Published by Wesley Pioest in Poetry
data: 29/09/2021

Calendario

Vagarosamente, anos passaram, passaram,

Polvilhando areia de ampulheta em meus ombros.

Vento leva areia como levasse pedaços de mim

Por aí afora, pela jornada, pelo caminho,

Pelas cidades onde enterrei a vasta cabeleira.

Parcos vestígios ainda restarão, dispersos,

Debaixo de alguma marquise onde parei um dia

Para fugir da chuva – ou naquela praça fugidia

Que a memória ora alcança, ora deixa escapulir.

Provavelmente, uma palavra talvez resista

Na penumbra, fechada qual página de livro,

Que o olho desatento não poderá decifrar.

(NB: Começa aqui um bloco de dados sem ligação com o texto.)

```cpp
void pack_linear_image(const float* W, int OUT, int IN, float* dst) {
    const int nc = IN / 16;
    for (int ot = 0; ot < OUT / 16; ++ot)
        for (int c = 0; c < nc; ++c)
            for (int l = 0; l < 64; ++l)
                for (int r = 0; r < 4; ++r)
                    dst[(((size_t)ot * nc + c) * 64 + l) * 4 + r] = W[(size_t)(16 * ot + (l & 15)) * IN + 16 * c + 4 * (l >> 4) + r];
}

int upload(DevBuf& d, const std::vector<float>& h) {
    if (!d.p || d.n != h.size()) {
        d.release();
        int rc = d.alloc(h.size());
        if (rc) return rc;
    }
    HIP_TRY(hipMemcpy(d.p, h.data(), h.size() * sizeof(float), hipMemcpyHostToDevice));
    return VT_OK;
}

std::vector<float> hann2d(int F) {
    std::vector<float> w1(F), w((size_t)F * F);
    const float k = (float)(2.0 * M_PI / (F + 1));
    for (int i = 0; i < F; ++i) w1[i] = 0.5f * (1.0f - cosf(k * (float)(i + 1)));
    for (int y = 0; y < F; ++y)
        for (int x = 0; x < F; ++x) w[(size_t)y * F + x] = w1[y] * w1[x];
    return w;
}

int fold_w1u(vt_model* m, const float* mean3, const float* std3) {
    const std::vector<double>& w = m->stem_w1_f64;
    const std::vector<double>& b = m->stem_b1_f64;
    if (w.size() != 6 * 3 * 9 || b.size() != 6) return fail(VT_ERR_STATE, "layer-1 weights not loaded");
    std::vector<double> wf(w.size());
    std::vector<float> img(vts::W1U_FLOATS, 0.f);
    for (int j = 0; j < 6; ++j) {
        double bias = b[j];
        for (int c = 0; c < 3; ++c)
            for (int t = 0; t < 9; ++t) {
                const double wv = w[((size_t)j * 3 + c) * 9 + t];
                wf[((size_t)j * 3 + c) * 9 + t] = wv / (255.0 * (double)std3[c]);
                bias += wv * (-(double)mean3[c] / (double)std3[c]);
            }
        img[vts::W1U_BIAS + j] = (float)bias;
    }
    const std::vector<float> sec = pack_conv_sections(wf, 6, 3);
    std::copy(sec.begin(), sec.end(), img.begin());
    for (int c = 0; c < 3; ++c) img[vts::W1U_PAD + c] = (float)(255.0 * (double)mean3[c]);
    if (int rc = upload(m->stem_w1u, img)) return rc;
    for (int c = 0; c < 3; ++c) {
        m->norm_mean[c] = mean3[c];
        m->norm_std[c] = std3[c];
    }
    return VT_OK;
}

int load_weights_generic(vt_model* m, const TensorMap& tm) {
    const vtg::Dims d = m->gd;
    const int C = d.C, HID = d.hid();
    int rc;
    const int sch[5] = {3, C / 8, C / 4, C / 2, C};
    for (int i = 0; i < 4; ++i) {
        const std::string p = "patch_embed.net." + std::to_string(2 * i);
        std::vector<double> w, b;
        if ((rc = fold_conv_bn(tm, p + ".c", p + ".bn", false, sch[i + 1], sch[i], w, b))) return rc;
        if ((rc = upload(m->g_stem_w[i], std::vector<float>(w.begin(), w.end())))) return rc;
        if ((rc = upload(m->g_stem_b[i], std::vector<float>(b.begin(), b.end())))) return rc;
    }
    const float* p;
    if ((rc = need(tm, "pos_embed_z", (int64_t)m->len_z * C, &p))) return rc;
    if ((rc = upload(m->pos_z, std::vector<float>(p, p + (size_t)m->len_z * C)))) return rc;
    if ((rc = need(tm, "pos_embed_x", (int64_t)m->len_x * C, &p))) return rc;
    if ((rc = upload(m->pos_x, std::vector<float>(p, p + (size_t)m->len_x * C)))) return rc;
// ... 116 lines not shown
    std::vector<float> bp((size_t)m->cfg.depth * vtb::BLOCK_STRIDE + 2 * C);
    std::vector<uint16_t> bp3((size_t)m->cfg.depth * vtb::BLOCK3_STRIDE * 2, 0);
    for (int b = 0; b < m->cfg.depth; ++b) {
        const std::string pre = "blocks." + std::to_string(b) + ".";
        float* dst = bp.data() + (size_t)b * vtb::BLOCK_STRIDE;
        struct V { const char* name; int off; int n; };
        const V vecs[] = {{"norm1.weight", vtb::O_LN1G, C}, {"norm1.bias", vtb::O_LN1B, C},
                          {"attn.qkv.bias", vtb::O_BQKV, 3 * C}, {"attn.proj.bias", vtb::O_BPROJ, C},
                          {"norm2.weight", vtb::O_LN2G, C}, {"norm2.bias", vtb::O_LN2B, C},
                          {"mlp.fc1.bias", vtb::O_B1, 4 * C}, {"mlp.fc2.bias", vtb::O_B2, C}};
        for (const V& v : vecs) {
            if ((rc = need(tm, pre + v.name, v.n, &p))) return rc;
            std::memcpy(dst + v.off, p, v.n * sizeof(float));
        }
        auto fold_ln = [&](const char* wname, int out, int o_ln_g, int o_ln_b, int o_bias, int o_w) -> int {
            const float* W;
            int rc2 = need(tm, pre + wname, (int64_t)out * C, &W);
            if (rc2) return rc2;
            std::vector<float> wf((size_t)out * C);
            for (int o = 0; o < out; ++o) {
                double acc = (double)dst[o_bias + o];
                for (int i = 0; i < C; ++i) {
                    wf[(size_t)o * C + i] = (float)((double)W[(size_t)o * C + i] * (double)dst[o_ln_g + i]);
                    acc += (double)W[(size_t)o * C + i] * (double)dst[o_ln_b + i];
                }
                dst[o_bias + o] = (float)acc;
            }
            pack_linear_image(wf.data(), out, C, dst + o_w);
            return VT_OK;
        };
        if ((rc = fold_ln("attn.qkv.weight", 3 * C, vtb::O_LN1G, vtb::O_LN1B, vtb::O_BQKV, vtb::O_WQKV))) return rc;
        if ((rc = need(tm, pre + "attn.proj.weight", C * C, &p))) return rc;
        pack_linear_image(p, C, C, dst + vtb::O_WPROJ);
        if ((rc = fold_ln("mlp.fc1.weight", 4 * C, vtb::O_LN2G, vtb::O_LN2B, vtb::O_B1, vtb::O_W1))) return rc;
        if ((rc = need(tm, pre + "mlp.fc2.weight", 4 * C * C, &p))) return rc;
        pack_linear_image(p, C, 4 * C, dst + vtb::O_W2);
        pack_mlp_images3(dst + vtb::O_W1, dst + vtb::O_W2, dst + vtb::O_WQKV, dst + vtb::O_WPROJ, bp3.data() + (size_t)b * vtb::BLOCK3_STRIDE * 2);
    }
    {
        float* dst = bp.data() + (size_t)m->cfg.depth * vtb::BLOCK_STRIDE;
        if ((rc = need(tm, "norm.weight", C, &p))) return rc;
        std::memcpy(dst, p, C * sizeof(float));
        if ((rc = need(tm, "norm.bias", C, &p))) return rc;
        std::memcpy(dst + C, p, C * sizeof(float));
    }
    if ((rc = upload(m->blocks, bp))) return rc;
#ifdef VT_F16
    {
        const size_t nflt = (size_t)m->cfg.depth * vtb::BLOCK_STRIDE;
        m->blocks3.release();
        if ((rc = m->blocks3.alloc(nflt / 2 + 256 + 256))) return rc;
        hipLaunchKernelGGL(f32_to_opnd_kernel, dim3((unsigned)((nflt / 4 + 255) / 256)), dim3(256), 0, nullptr, m->blocks.p,
                           reinterpret_cast<_Float16*>(m->blocks3.p), nflt / 4);
        HIP_TRY(hipGetLastError());
        HIP_TRY(hipDeviceSynchronize());
    }
#else
    {
        std::vector<float> as_f(bp3.size() / 2);
        std::memcpy(as_f.data(), bp3.data(), bp3.size() * 2);
        if ((rc = upload(m->blocks3, as_f))) return rc;
    }
#endif
    std::vector<float> hp((size_t)3 * vth::TOWER_STRIDE, 0.f);
#ifndef VT_F16
    std::vector<uint16_t> hp3((size_t)3 * vth3::TOWER3_STRIDE * 8, 0);
#endif
    const char* towers[3] = {"ctr", "offset", "size"};
    const int chans[5] = {48, 32, 16, 8, 4};
    const int woff[4] = {vth::O_W1, vth::O_W2, vth::O_W3, vth::O_W4};
    const int boff[4] = {vth::O_B1, vth::O_B2, vth::O_B3, vth::O_B4};
    for (int t = 0; t < 3; ++t) {
        float* dst = hp.data() + (size_t)t * vth::TOWER_STRIDE;
        for (int i = 0; i < 4; ++i) {
            const std::string cn = std::string("box_head.conv") + std::to_string(i + 1) + "_" + towers[t];
            std::vector<double> w, b;
            if ((rc = fold_conv_bn(tm, cn + ".0", cn + ".1", true, chans[i + 1], chans[i], w, b))) return rc;
            pack_conv_image(w, chans[i + 1], chans[i], dst + woff[i]);
            if (i == 2) pack_conv_quads(w, 8, 16, dst + vth::O_W3Q);
            if (i == 3) pack_conv_quads(w, 4, 8, dst + vth::O_W4Q);
#ifndef VT_F16
            {
                const int woff3[4] = {vth3::O3_W1, vth3::O3_W2, vth3::O3_W3, vth3::O3_W4};
                pack_conv_image3(w, chans[i + 1], chans[i], hp3.data() + ((size_t)t * vth3::TOWER3_STRIDE + woff3[i]) * 8);
            }
#endif
            for (int o = 0; o < chans[i + 1]; ++o) dst[boff[i] + o] = (float)b[o];
        }
        const int nout = t == 0 ? 1 : 2;
        const std::string c5 = std::string("box_head.conv5_") + towers[t];
        if ((rc = need(tm, c5 + ".weight", nout * 4, &p))) return rc;
        std::memcpy(dst + vth::O_W5, p, nout * 4 * sizeof(float));
        if ((rc = need(tm, c5 + ".bias", nout, &p))) return rc;
        std::memcpy(dst + vth::O_B5, p, nout * sizeof(float));
    }
    if ((rc = upload(m->head, hp))) return rc;
#ifdef VT_F16
    for (int t = 0; t < 3; ++t)
        for (int i = 0; i < 4; ++i) {
            const int sizes[4] = {vth::O_B1 - vth::O_W1, vth::O_B2 - vth::O_W2, vth::O_B3 - vth::O_W3, vth::O_B4 - vth::O_W4};
            if ((rc = opnd_inplace(m->head.p + (size_t)t * vth::TOWER_STRIDE + woff[i], (size_t)sizes[i]))) return rc;
        }
#endif
#ifndef VT_F16
    {
        std::vector<float> as_f(hp3.size() / 2);
        std::memcpy(as_f.data(), hp3.data(), hp3.size() * 2);
        if ((rc = upload(m->head3, as_f))) return rc;
    }
#endif
    m->weights_loaded = true;
    return VT_OK;
}

}
```

Baseline: 3.375 million.

## Store head conv activation maps as channel octets for single 16-byte LDS reads

Changes the LDS activation map layout of the split-bf16 head convolutions from 4-channel quads (8-byte elements) to 8-channel octets (16-byte elements). Each B-operand fetch becomes one 16-byte LDS read per piece instead of two 8-byte reads joined together. The weight packing is reordered to match the octet K ordering, and padded octets in the last pair are clamped one pair back. Output stores and input staging now write 8-byte halves into the octet layout. The address selection per lane adds some ALU work, and the weight packing path depends on m->F==8.

```diff
diff --git a/vittracker_amd/csrc/vt_head3.h b/vittracker_amd/csrc/vt_head3.h
--- a/vittracker_amd/csrc/vt_head3.h
+++ b/vittracker_amd/csrc/vt_head3.h
@@ -35,15 +35,35 @@
 
 template <int CIN, int COUT, int NW = 4, int ACT = NW, int MAXP_ = 2>
 struct HeadConv3 {
-    static constexpr int NQ = CIN / 4, NQO = COUT / 4, NCH = nchunks(CIN), NCP = npairs(CIN), NOT = ntiles(COUT);
+    static constexpr int NO = CIN / 8, NOO = (COUT + 7) / 8, NOCT = 9 * NO, NCP = npairs(CIN), NOT = ntiles(COUT);
+    static_assert(CIN % 8 == 0 && 4 * NCP >= NOCT && 4 * NCP - NOCT < 4 && NOCT >= 4, "whole octets; the last pair's pad octets clamp one pair back");
     static constexpr bool SPLIT_OT = NOT == 2;
     static constexpr int TSTEP = SPLIT_OT ? NW / 2 : ACT;
     static constexpr int NPT = G::NT / TSTEP;
     static_assert(G::NT % TSTEP == 0 && NPT >= 1 && NOT <= 2, "work split");
     static constexpr int MAXP = NCP < MAXP_ ? NCP : MAXP_;
     static constexpr int NPASS = (NCP + MAXP - 1) / MAXP;
-    static constexpr int PS_IN = NQ * G::NPIX, PS_OUT = NQO * G::NPIX;
+    static constexpr int PS_IN = NO * G::NPIX, PS_OUT = NOO * G::NPIX;
     u32x4 a[2][MAXP][3];
+
+    __device__ static __forceinline__ int at(int cp, int q, int qoff, const int (&cb)[3]) {
+        auto cand = [&](int j) {
+            int o = 4 * cp + j;
+            if (o >= NOCT) o -= 4;
+            const int tap = o / NO, oct = o - tap * NO, dy = tap / 3, dx = tap - 3 * dy;
+            return (oct - j) * G::NPIX + dy * G::P + (dx == 0 ? cb[0] : (dx == 1 ? cb[1] : cb[2]));
+        };
+        const int c0 = cand(0), c1 = cand(1), c2 = cand(2), c3 = cand(3);
+        return qoff + (q < 2 ? (q < 1 ? c0 : c1) : (q < 3 ? c2 : c3));
+    }
+    __device__ static __forceinline__ int out_half(int ot, int q, int pix) { return 2 * (((4 * ot + q) >> 1) * G::NPIX + pix) + (q & 1); }
+    __device__ static __forceinline__ void store3(u32x4* out_map, int e, f4 v) {
+        v.x = fmaxf(v.x, 0.f); v.y = fmaxf(v.y, 0.f); v.z = fmaxf(v.z, 0.f); v.w = fmaxf(v.w, 0.f);
+        u32x2 h, m, l;
+        split3(v, h, m, l);
+        u32x2* o2 = reinterpret_cast<u32x2*>(out_map);
+        o2[e] = h; o2[2 * PS_OUT + e] = m; o2[4 * PS_OUT + e] = l;
+    }
 
     __device__ __forceinline__ const u32x4* wbase(const u32x4* __restrict__ wimg, int wave) const {
         return wimg + (SPLIT_OT ? (size_t)(wave & 1) * NCP * 192 : 0);
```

Hoje, faço de conta que registro outro tempo

A passar como um filme em fatigadas retinas.

Vagarosamente, anos foram acumulando,

Com paciência, camadas espessas de sentimentos

Aos quais me agarro para não submergir.

À noite me abraçam, confortam, a sussurrar:

Valeu a pena. Então aquiesço e sigo adiante,

Quero espalhar ao mundo milagres derradeiros.

Eita vida longa, quanto deslumbramento!

Vento que nos trouxe, um dia nos levará.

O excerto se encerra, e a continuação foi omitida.